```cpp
struct Counter { const char *name; int count; hipError_t (*fetch)(long long *); bool always_sync; };
static const Counter kCounters[] = {
    {"obs_cycles", 16, obs_debug_fetch, false},
    {"frame_cycles", 24, frame_debug_fetch, false},
    {"split_verify", 16, [](long long *v) { return viterbi_verify_fetch(v, true); }, false},
    {"viterbi_cycles", 128, [](long long *v) { return viterbi_debug_fetch(v, true); }, false},
    {"viterbi_spans", 272, viterbi_span_fetch, false},
    {"cqt_cycles", 16, cqt_debug_fetch, true},
};

int64_t aegis_debug_fetch(aegis_handle *h, const char *name, void *dst, int64_t cap) {
    try {
    if (!h || !name) return AEGIS_ERR_INVALID;
    const std::string n(name);
    if (n == "throw_bad_alloc") throw std::bad_alloc();
    if (n == "throw_length_error") throw std::length_error("test hook");
    if (n == "throw_runtime_error") throw std::runtime_error("test hook: runtime_error");
    if (n == "throw_int") throw 42;
    if (n == "fail_allocs") { h->fail_allocs = (int)std::max<int64_t>(0, cap); return 0; }
    for (const Counter &c : kCounters) {
        if (n != c.name) continue;
        if (h->device < 0) return AEGIS_ERR_INVALID;
        if (c.always_sync || (dst && cap > 0)) {
            long long v[272];
            HIPCHK(h, hipSetDevice(h->device));
            HIPCHK(h, hipDeviceSynchronize());
            HIPCHK(h, c.fetch(v));
            if (dst && cap > 0) std::memcpy(dst, v, (size_t)std::min<int64_t>(cap, c.count) * 8);
        }
        return c.count;
    }
    const PassPlan *lp = last_pass(h);
    const int64_t F = lp ? lp->fp : 0;
    const int last_pass_segments = lp && lp->tsplit ? lp->n_seg : 0;
    const void *src = nullptr;
    int64_t count = 0;
    size_t esz = 8;
    const aegis_handle::Work &lw = h->work[last_work(h)];
    if (n == "dfn") { src = lw.dfn.p; count = F * h->lag_stride; }
    else if (n == "yin") { src = lw.yin.p; count = F * h->yin_stride; }
    else if (n == "logobs") {
        count = F * h->obs_stride;
        if (h->device < 0 || !lw.logobs.p || !lw.obs_seg.p) { h->err = "stage was not run"; return AEGIS_ERR_INVALID; }
        if (dst && cap > 0) {
            HIPCHK(h, hipSetDevice(h->device));
            HIPCHK(h, hipStreamSynchronize(h->stream));
            std::vector<double> rows((size_t)count);
            std::vector<int32_t> seg((size_t)F);
            HIPCHK(h, hipMemcpy(rows.data(), lw.logobs.p, (size_t)count * 8, hipMemcpyDeviceToHost));
            HIPCHK(h, hipMemcpy(seg.data(), lw.obs_seg.p, (size_t)F * 4, hipMemcpyDeviceToHost));
            const double log_tiny = h->tab.log_tiny;
            for (int64_t f = 0; f < F; ++f)
                for (int b = 0; b < h->obs_stride; ++b)
                    if (!(seg[(size_t)f] & (0x40000000 | (1 << (b >> 6))))) rows[(size_t)(f * h->obs_stride + b)] = log_tiny;
            std::memcpy(dst, rows.data(), (size_t)std::min(count, cap) * 8);
        }
        return count;
    }
    else if (n == "logunv") { src = lw.logunv.p; count = F; }
    else if (n == "states") { src = lw.states.p; count = F; esz = 4; }
    else if (n == "melpow") { src = lw.melpow.p; count = F * h->tab.n_mels; esz = 4; }
    else if (n == "rake_raw") { src = lw.rake_raw.p; count = F; esz = 1; }
    else if (n == "tuning_peak_off") {
        const std::vector<int64_t> &po = h->tn_last_peak_off;
        if (dst && cap > 0) std::memcpy(dst, po.data(), (size_t)std::min<int64_t>(cap, (int64_t)po.size()) * 8);
        return (int64_t)po.size();
    }
    else if (n == "tuning_pitch" || n == "tuning_mag" || n == "tuning_median") {
        if (h->tn_last_peak_off.empty()) return 0;
        if (n == "tuning_median") { src = h->tn_median.p; count = (int64_t)h->tn_last_peak_off.size() - 1; }
        else { src = n == "tuning_pitch" ? h->tn_pitch.p : h->tn_mag.p; count = h->tn_last_peak_off.back(); }
        esz = 4;
    }
    else if (n == "persistent_fallbacks") {
        if (dst && cap > 0) *static_cast<int64_t *>(dst) = h->persist.fallbacks;
        return 1;
    }
    else if (n == "viterbi_stats" || n == "viterbi_stats_peek") {
        if (h->device < 0 || !h->vstats.p) return AEGIS_ERR_INVALID;
        if (dst && cap > 0) {
            long long v[3];
            std::lock_guard<std::mutex> lock(h->mu);
            HIPCHK(h, hipSetDevice(h->device));
            HIPCHK(h, hipDeviceSynchronize());
            HIPCHK(h, hipMemcpy(v, h->vstats.p, 24, hipMemcpyDeviceToHost));
            if (n == "viterbi_stats") HIPCHK(h, hipMemset(h->vstats.p, 0, 24));
            std::memcpy(dst, v, (size_t)std::min<int64_t>(cap, 3) * 8);
        }
        return 3;
    }
    else if (n == "seg_lock") {
        if (h->device < 0 || last_pass_segments <= 0) return 0;
        const int ns = last_pass_segments;
        if (dst && cap > 0) {
            std::vector<int32_t> v((size_t)ns), st((size_t)ns);
            HIPCHK(h, hipSetDevice(h->device));
            HIPCHK(h, hipDeviceSynchronize());
            HIPCHK(h, hipMemcpy(v.data(), static_cast<const int32_t *>(lw.seg_i32.p) + ns, (size_t)ns * 4, hipMemcpyDeviceToHost));
            HIPCHK(h, hipMemcpy(st.data(), static_cast<const int32_t *>(lw.seg32.p) + ns, (size_t)ns * 4, hipMemcpyDeviceToHost));
            int64_t *o = static_cast<int64_t *>(dst);
            for (int i = 0; i < std::min<int64_t>(cap, ns); ++i) o[i] = v[i] > 0 ? v[i] - st[i] : v[i];
        }
        return ns;
    }
    else if (n == "split_flags") {
        if (dst && cap > 0) std::memcpy(dst, h->tsplit.last_flags.data(), (size_t)std::min<int64_t>(cap, (int64_t)h->tsplit.last_flags.size()) * 8);
        return (int64_t)h->tsplit.last_flags.size();
    }
    else return AEGIS_ERR_INVALID;
    if (h->device < 0 || !src) { h->err = "stage was not run"; return AEGIS_ERR_INVALID; }
    if (dst && cap > 0) {
        HIPCHK(h, hipSetDevice(h->device));
        HIPCHK(h, hipStreamSynchronize(h->stream));
        HIPCHK(h, hipMemcpy(dst, src, (size_t)std::min(count, cap) * esz, hipMemcpyDeviceToHost));
    }
    return count;
    } catch (...) { return abi_fail(h); }
}

int aegis_debug_rake_columns(aegis_handle *h, const float *mel_power, int64_t n_rows, int32_t n_mels, float clip_max,
                             double ratio, int32_t from_power, uint8_t *flags_out) {
    try {
    if (!h) return AEGIS_ERR_INVALID;
    if (n_rows < 0 || n_mels <= 0 || n_mels > 128 || (n_rows > 0 && (!mel_power || !flags_out))) { h->err = "bad argument"; return AEGIS_ERR_INVALID; }
    if (n_rows == 0) return AEGIS_OK;
    DEVICE_ONLY(h);
    std::lock_guard<std::mutex> lock(h->mu);
    HIPCHK(h, hipSetDevice(h->device));
    int rc;
    const size_t bytes = (size_t)n_rows * n_mels * 4;
    if ((rc = ensure(h, h->io_sdb, bytes)) != AEGIS_OK) return rc;
    if ((rc = ensure(h, h->rk_raw, n_rows)) != AEGIS_OK) return rc;
    if ((rc = ensure(h, h->io_rake, 32)) != AEGIS_OK) return rc;
    hipStream_t s = h->stream;
    struct { int64_t frame_off[2]; uint32_t clipmax; } geo = {{0, n_rows}, 0};
    std::memcpy(&geo.clipmax, &clip_max, 4);
    HIPCHK(h, hipMemcpyAsync(h->io_sdb.p, mel_power, bytes, hipMemcpyHostToDevice, s));
    HIPCHK(h, hipMemcpyAsync(h->io_rake.p, &geo, sizeof geo, hipMemcpyHostToDevice, s));
    PassParams p{};
    p.n_mels = n_mels; p.n_clips = 1; p.n_frames = n_rows; p.stages = AEGIS_STAGE_MEL;
    p.frame_off = static_cast<const int64_t *>(h->io_rake.p);
    p.clipmax = reinterpret_cast<uint32_t *>(static_cast<char *>(h->io_rake.p) + 16);
    p.melpow = static_cast<float *>(h->io_sdb.p);
    p.rake_raw = static_cast<uint8_t *>(h->rk_raw.p);
    p.rake_ratio = ratio;
    launch_rake_columns(p, from_power != 0, s);
    HIPCHK(h, hipGetLastError());
    HIPCHK(h, hipMemcpyAsync(flags_out, h->rk_raw.p, n_rows, hipMemcpyDeviceToHost, s));
    HIPCHK(h, hipStreamSynchronize(s));
    return AEGIS_OK;
    } catch (...) { return abi_fail(h); }
}

int aegis_debug_set_observations(aegis_handle *h, const double *logobs, const double *logunv, int64_t F) {
    try {
    if (!h) return AEGIS_ERR_INVALID;
    std::lock_guard<std::mutex> lock(h->mu);
    h->inject.armed = false;
    if (!logobs) return AEGIS_OK;
    if (!logunv || F <= 0) { h->err = "bad argument"; return AEGIS_ERR_INVALID; }
    if (h->inject_d.armed) { h->err = "injected observations: injected difference rows are armed already (one hook per call)"; return AEGIS_ERR_INVALID; }
    const int B = h->tab.n_bins;
    const double log_tiny = h->tab.log_tiny, easy_min = std::log(std::ldexp(1.0, -53) / B);
    auto reject = [&](int64_t f, const char *why) {
        h->err = "injected observations, frame " + std::to_string(f) + ": " + why;
        return AEGIS_ERR_INVALID;
    };
    for (int64_t f = 0; f < F; ++f) {
        const double u = logunv[f];
        const bool hard = u == log_tiny;
        if (u != u) return reject(f, "logunv is NaN");
        if (!hard && !(u >= easy_min && u <= 0.0)) return reject(f, "logunv must be log(tiny) or within [log(2^-53 / n_pitch_bins), 0]");
        const double *row = logobs + f * B;
        bool observed = false;
        for (int b = 0; b < B; ++b) {
            if (row[b] != row[b]) return reject(f, "logobs is NaN");
            if (!(row[b] >= log_tiny && row[b] <= 0.0)) return reject(f, "logobs must be within [log(tiny), 0]");
            observed = observed || row[b] != log_tiny;
        }
        if (hard && !observed) return reject(f, "a hard frame (logunv == log(tiny)) needs a bin above log(tiny)");
    }
    DEVICE_ONLY(h);
    HIPCHK(h, hipSetDevice(h->device));
    HIPCHK(h, hipDeviceSynchronize());
    int rc;
    if ((rc = ensure(h, h->inject.obs, (size_t)F * B * 8)) != AEGIS_OK) return rc;
    if ((rc = ensure(h, h->inject.unv, (size_t)F * 8)) != AEGIS_OK) return rc;
    HIPCHK(h, hipMemcpy(h->inject.obs.p, logobs, (size_t)F * B * 8, hipMemcpyHostToDevice));
    HIPCHK(h, hipMemcpy(h->inject.unv.p, logunv, (size_t)F * 8, hipMemcpyHostToDevice));
    h->inject.F = F;
    h->inject.armed = true;
    return AEGIS_OK;
    } catch (...) { return abi_fail(h); }
}

int aegis_debug_set_difference(aegis_handle *h, const double *d, int64_t F) {
    try {
    if (!h) return AEGIS_ERR_INVALID;
    std::lock_guard<std::mutex> lock(h->mu);
    h->inject_d.armed = false;
    if (!d) return AEGIS_OK;
    if (F <= 0) { h->err = "bad argument"; return AEGIS_ERR_INVALID; }
    if (h->inject.armed) { h->err = "injected difference rows: injected observations are armed already (one hook per call)"; return AEGIS_ERR_INVALID; }
    const int64_t W = (int64_t)h->tab.max_period + 1;
    for (int64_t f = 0; f < F; ++f)
        for (int64_t tau = 0; tau < W; ++tau)
            if (!std::isfinite(d[f * W + tau])) {
                h->err = "injected difference rows, frame " + std::to_string(f) + ": d[" + std::to_string(tau) + "] is not finite";
                return AEGIS_ERR_INVALID;
            }
    DEVICE_ONLY(h);
    HIPCHK(h, hipSetDevice(h->device));
    HIPCHK(h, hipDeviceSynchronize());
    int rc;
    if ((rc = ensure(h, h->inject_d.d, (size_t)F * W * 8)) != AEGIS_OK) return rc;
    HIPCHK(h, hipMemcpy(h->inject_d.d.p, d, (size_t)F * W * 8, hipMemcpyHostToDevice));
    h->inject_d.F = F;
    h->inject_d.armed = true;
    return AEGIS_OK;
    } catch (...) { return abi_fail(h); }
}

}
```

spectrogram-midi_amd/csrc/aegis_internal.h:

```cpp
#pragma once
#include <hip/hip_runtime.h>

#include <algorithm>
#include <cstdint>
#include <cstring>
#include <functional>
#include <list>
#include <map>
#include <mutex>
#include <string>
#include <vector>

#include "../../include/aegis_hip.h"
#include "kernels.h"
#include "plan.h"
#include "cqt.h"
#include "tables.h"
#include "tuning.h"

struct DevBuf {
    void *p = nullptr;
    size_t cap = 0;
    bool listed = false;
};

struct aegis_handle {
    aegis::Tables tab;
    aegis::DevTables dt{};
    int device = 0;
    hipStream_t stream = nullptr;
    hipStream_t stream2 = nullptr;
    bool troughs_off = false;
    bool cmnd_off = false;
    bool debug_stages = false;
    hipStream_t stream4 = nullptr;
    hipStream_t stream3 = nullptr;
    struct SplitSet { hipStream_t frame_a = nullptr, frame_b = nullptr, viterbi = nullptr; bool tried = false; } split[2];
    int n_cus = 0;
    std::vector<hipEvent_t> owned_events;
    hipEvent_t copy_event = nullptr;
    std::vector<hipEvent_t> sync_events;
    hipEvent_t split_ev[2] = {nullptr, nullptr};
    hipEvent_t hyb_ev[3] = {nullptr, nullptr, nullptr};
    hipEvent_t fin_ev[2] = {nullptr, nullptr};
    int64_t max_frames_per_pass = 0;
    int fail_allocs = 0;
    mutable std::string err;
    std::vector<void *> table_allocs;
    std::vector<DevBuf *> bufs;
    struct Work {
        DevBuf dfn, yin, logobs, logunv, obs_seg, ptr, cmap, chunk_off, bnd, states, melpow, clipmax, rake_raw;
        DevBuf sample_off, sample_len, out_off, frame_off, order, sel_off, vstate, chunk_lo, chunk_flag, clip_tb;
        DevBuf seg64, seg32, seg_col, seg_map, seg_i32, colhist, colG, colkg, clip_flag, flag_order, tube_buf, tube_at, tube_count;
    } work[2];
    DevBuf vstats, rk_raw, abort_flag, finite_flag;
    struct Inject { bool armed = false; int64_t F = 0; DevBuf obs, unv; } inject;
    struct InjectD { bool armed = false; int64_t F = 0; DevBuf d; } inject_d;
    uint32_t chunk_gen = 0;
    int test_drop_signal = -1;
    struct Persistent {
        bool on = true;
        bool pending = false;
        bool gave_up = false;
        int cooldown = 0;
        int64_t fallbacks = 0;
    } persist;
    struct SplitCheck { int pass; aegis::PassParams p; };
    struct TimeSplit {
        std::vector<SplitCheck> checks;
        int bad = 0;
        int cooldown = 0;
        int64_t stats[4] = {0, 0, 0, 0};
        double last_viterbi_ms = 0.0;
        int64_t last_carried_steps = 0;
        std::vector<int64_t> last_flags;
    } tsplit;
    aegis::PlanKnobs knobs;
    struct CachedBank { aegis::CqtBank bank; size_t bytes = 0; };
    std::list<CachedBank> cqt_banks;
    int cqt_bank_cap = 8;
    int64_t cqt_bank_builds = 0;
    int64_t cqt_bank_bytes = 0, cqt_bank_build_us = 0;
    DevBuf q_pcm, q_soff, q_foff, q_toff, q_out, q_chroma, q_cls;
    std::vector<double> tuning_edges;
    const double *d_tuning_edges = nullptr;
    DevBuf tn_meta, tn_pitch, tn_mag, tn_count, tn_median, tn_cells, tn_tuning;
    std::vector<int64_t> tn_last_peak_off;
    DevBuf t_x, t_off, t_a, t_b, t_c, t_d, t_e, t_i8, t_i64a, t_i64b;
    DevBuf t_pa;
    DevBuf io_pcm, io_f0, io_voiced, io_vprob, io_rms, io_rake, io_sdb, io_bin, io_colmean;
    DevBuf pcm_raw, pcm_clips, pcm_ranges, pcm_taps;
    DevBuf sy_oscs, sy_notes, sy_tiles, sy_tile_notes, sy_osc_peak, sy_clip_peak, sy_mix, sy_out;
    DevBuf sy_bends, sy_segs;
    DevBuf fx_a, fx_b, fx_recs, fx_tiles, fx_peak, fx_taps, fx_i16;
    DevBuf nf_audio, nf_oscs, nf_cands, nf_notes, nf_boff, nf_peak, nf_cnum, nf_cden, nf_zc, nf_rms, nf_out, nf_best;
    DevBuf nf_sig, nf_sigoff, nf_cands2;
    DevBuf vf_audio, vf_events, vf_boff, vf_mel, vf_max, vf_sim, vf_keep;
    struct VerifyBank { aegis::MelBank host; int32_t n_used = 0; bool uploaded = false; DevBuf start, len, off, w; };
    std::map<int32_t, VerifyBank> vf_banks;
    DevBuf sl_mag, sl_foff, sl_img, sl_bin, sl_sal, sl_shift;
    bool notefit_store = false;
    int32_t lag_stride = 0, yin_stride = 0, obs_stride = 0;
    aegis::CallPlan plan;
    bool plan_in_flight = false;
    bool profiling = false;
    std::vector<std::pair<std::string, std::pair<hipEvent_t, hipEvent_t>>> events;
    std::map<std::string, double> last_ms;
    std::map<std::string, int> last_count;
    std::mutex mu;
    int open_streams = 0;
    bool destroy_requested = false;
};

struct aegis_stream {
    aegis_handle *h = nullptr;
    int64_t cap_samples = 0, cap_frames = 0;
    int64_t n_samples = 0;
    int64_t frames_done = 0;
    bool closed = false;
    std::vector<DevBuf *> bufs;
    DevBuf pcm, dfn, logobs, logunv, obs_seg, ptr, cmap, bnd, states, live, melpow, clipmax, rake_raw, vstate, meta;
    DevBuf o_f0, o_voiced, o_vprob, o_rms, o_rake, o_sdb;
    std::vector<int64_t> host_meta;
    DevBuf ctl, g_staging, g_result;
    float *pin_samples = nullptr;
    unsigned char *pin_result = nullptr;
    hipGraph_t graph[2] = {nullptr, nullptr};
    hipGraphExec_t graph_exec[2] = {nullptr, nullptr};
    int64_t graph_push[2] = {0, 0};
    bool graph_failed = false;
    DevBuf c_bins, c_result;
    unsigned char *pin_commit = nullptr;
    unsigned char commit_host[aegis::kCommitResultBytes] = {};
    int64_t c_frontier = -1;
    int64_t c_newest = -1;
    int64_t c_delivered = 0;
    int64_t c_walked = 0, c_walked_wide = 0;
};

#define HIPCHK(h, expr)                                                                         \
    do {                                                                                        \
        hipError_t e__ = (expr);                                                                \
        if (e__ != hipSuccess) {                                                                \
            (h)->err = std::string(#expr) + ": " + hipGetErrorString(e__);                      \
            return AEGIS_ERR_DEVICE;                                                            \
        }                                                                                       \
    } while (0)
#define HIPCHK_SYNC(h, s, expr)                                                                 \
    do {                                                                                        \
        hipError_t e__ = (expr);                                                                \
        if (e__ != hipSuccess) {                                                                \
            (h)->err = std::string(#expr) + ": " + hipGetErrorString(e__);                      \
            (void)hipStreamSynchronize(s);                                                      \
            return AEGIS_ERR_DEVICE;                                                            \
        }                                                                                       \
    } while (0)
#define ENSURE(h, buf, bytes)                                                                               \
    do {                                                                                                    \
        const int rc__ = aegis::ensure(h, (h)->buf, std::max<size_t>((size_t)(bytes), 8));                 \
        if (rc__ != AEGIS_OK) return rc__;                                                                  \
    } while (0)
#define DEVICE_ONLY(h) \
    do { if ((h)->device < 0) { (h)->err = "handle was created with device=-1 (host tables only)"; return AEGIS_ERR_DEVICE; } } while (0)
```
_ _ _ _
Task statement: Go through the entries above and copy every line containing "PassParams".

Response area:
    PassParams p{};
    struct SplitCheck { int pass; aegis::PassParams p; };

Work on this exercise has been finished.